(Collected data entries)
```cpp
GLDM_API int gldm_pointwise_mlp2(const float *x, const float *w0_packed, const float *bias0, int cin0,
                                 const float *w_packed, const float *bias, int b, int cin, int cout, int n,
                                 const float *head_w_packed, const float *head_bias, int hout, float *y, float *z,
                                 gldm_stream_t stream) {
  if (!w0_packed) return GLDM_ERR_INVALID_ARG;
  return launch_pointwise(x, w0_packed, bias0, cin0, w_packed, bias, b, cin, cout, n, 1, head_w_packed, head_bias,
                          hout, y, z, reinterpret_cast<hipStream_t>(stream));
}

GLDM_API int gldm_pointwise_mlp_f16x2(const float *x, const float *w_split, const float *bias, int b, int cin, int cout,
                                       int n, int relu, const float *head_w_packed, const float *head_bias, int hout,
                                       float *y, float *z, gldm_stream_t stream) {
  return launch_pointwise(x, nullptr, nullptr, 0, w_split, bias, b, cin, cout, n, relu, head_w_packed, head_bias, hout,
                          y, z, reinterpret_cast<hipStream_t>(stream), true);
}

GLDM_API int gldm_pointwise_mlp_f16x2_pm(const float *x, const float *w_split, const float *bias, int b, int cin, int cout,
                                          int n, int relu, float *y_point_major, gldm_stream_t stream) {
  return launch_pointwise(x, nullptr, nullptr, 0, w_split, bias, b, cin, cout, n, relu, nullptr, nullptr, 0, y_point_major,
                          nullptr, reinterpret_cast<hipStream_t>(stream), true, nullptr, 0, 0, 0, nullptr, true);
}

GLDM_API int gldm_pointwise_mlp_f16x2_add(const float *x, const float *w_split, const float *bias, const float *add,
                                           long long add_cloud_stride, long long add_row_stride, long long add_col_stride, int b,
                                           int cin, int cout, int n, int relu, float *y, gldm_stream_t stream) {
  if (!add) return GLDM_ERR_INVALID_ARG;
  return launch_pointwise(x, nullptr, nullptr, 0, w_split, bias, b, cin, cout, n, relu, nullptr, nullptr, 0, y, nullptr,
                          reinterpret_cast<hipStream_t>(stream), true, add, add_cloud_stride, add_row_stride, add_col_stride);
}

GLDM_API int gldm_pointwise_mlp2_f16x2(const float *x, const float *w0_packed, const float *bias0, int cin0,
                                        const float *w_split, const float *bias, int b, int cin, int cout, int n,
                                        const float *head_w_packed, const float *head_bias, int hout,
                                        const float *front_gain, float *y, float *z, gldm_stream_t stream) {
  if (!w0_packed) return GLDM_ERR_INVALID_ARG;
  return launch_pointwise(x, w0_packed, bias0, cin0, w_split, bias, b, cin, cout, n, 1, head_w_packed, head_bias,
                          hout, y, z, reinterpret_cast<hipStream_t>(stream), true, nullptr, 0, 0, 0, front_gain);
}
```

Baseline: 306,700 grasps/s.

### EXERCISE DESCRIPTION
Identify the lines in the entries that hold "nullptr" and return each one.

### YOUR SOLUTION
  return launch_pointwise(x, nullptr, nullptr, 0, w_split, bias, b, cin, cout, n, relu, head_w_packed, head_bias, hout,
  return launch_pointwise(x, nullptr, nullptr, 0, w_split, bias, b, cin, cout, n, relu, nullptr, nullptr, 0, y_point_major,
                          nullptr, reinterpret_cast<hipStream_t>(stream), true, nullptr, 0, 0, 0, nullptr, true);
  return launch_pointwise(x, nullptr, nullptr, 0, w_split, bias, b, cin, cout, n, relu, nullptr, nullptr, 0, y, nullptr,
                          hout, y, z, reinterpret_cast<hipStream_t>(stream), true, nullptr, 0, 0, 0, front_gain);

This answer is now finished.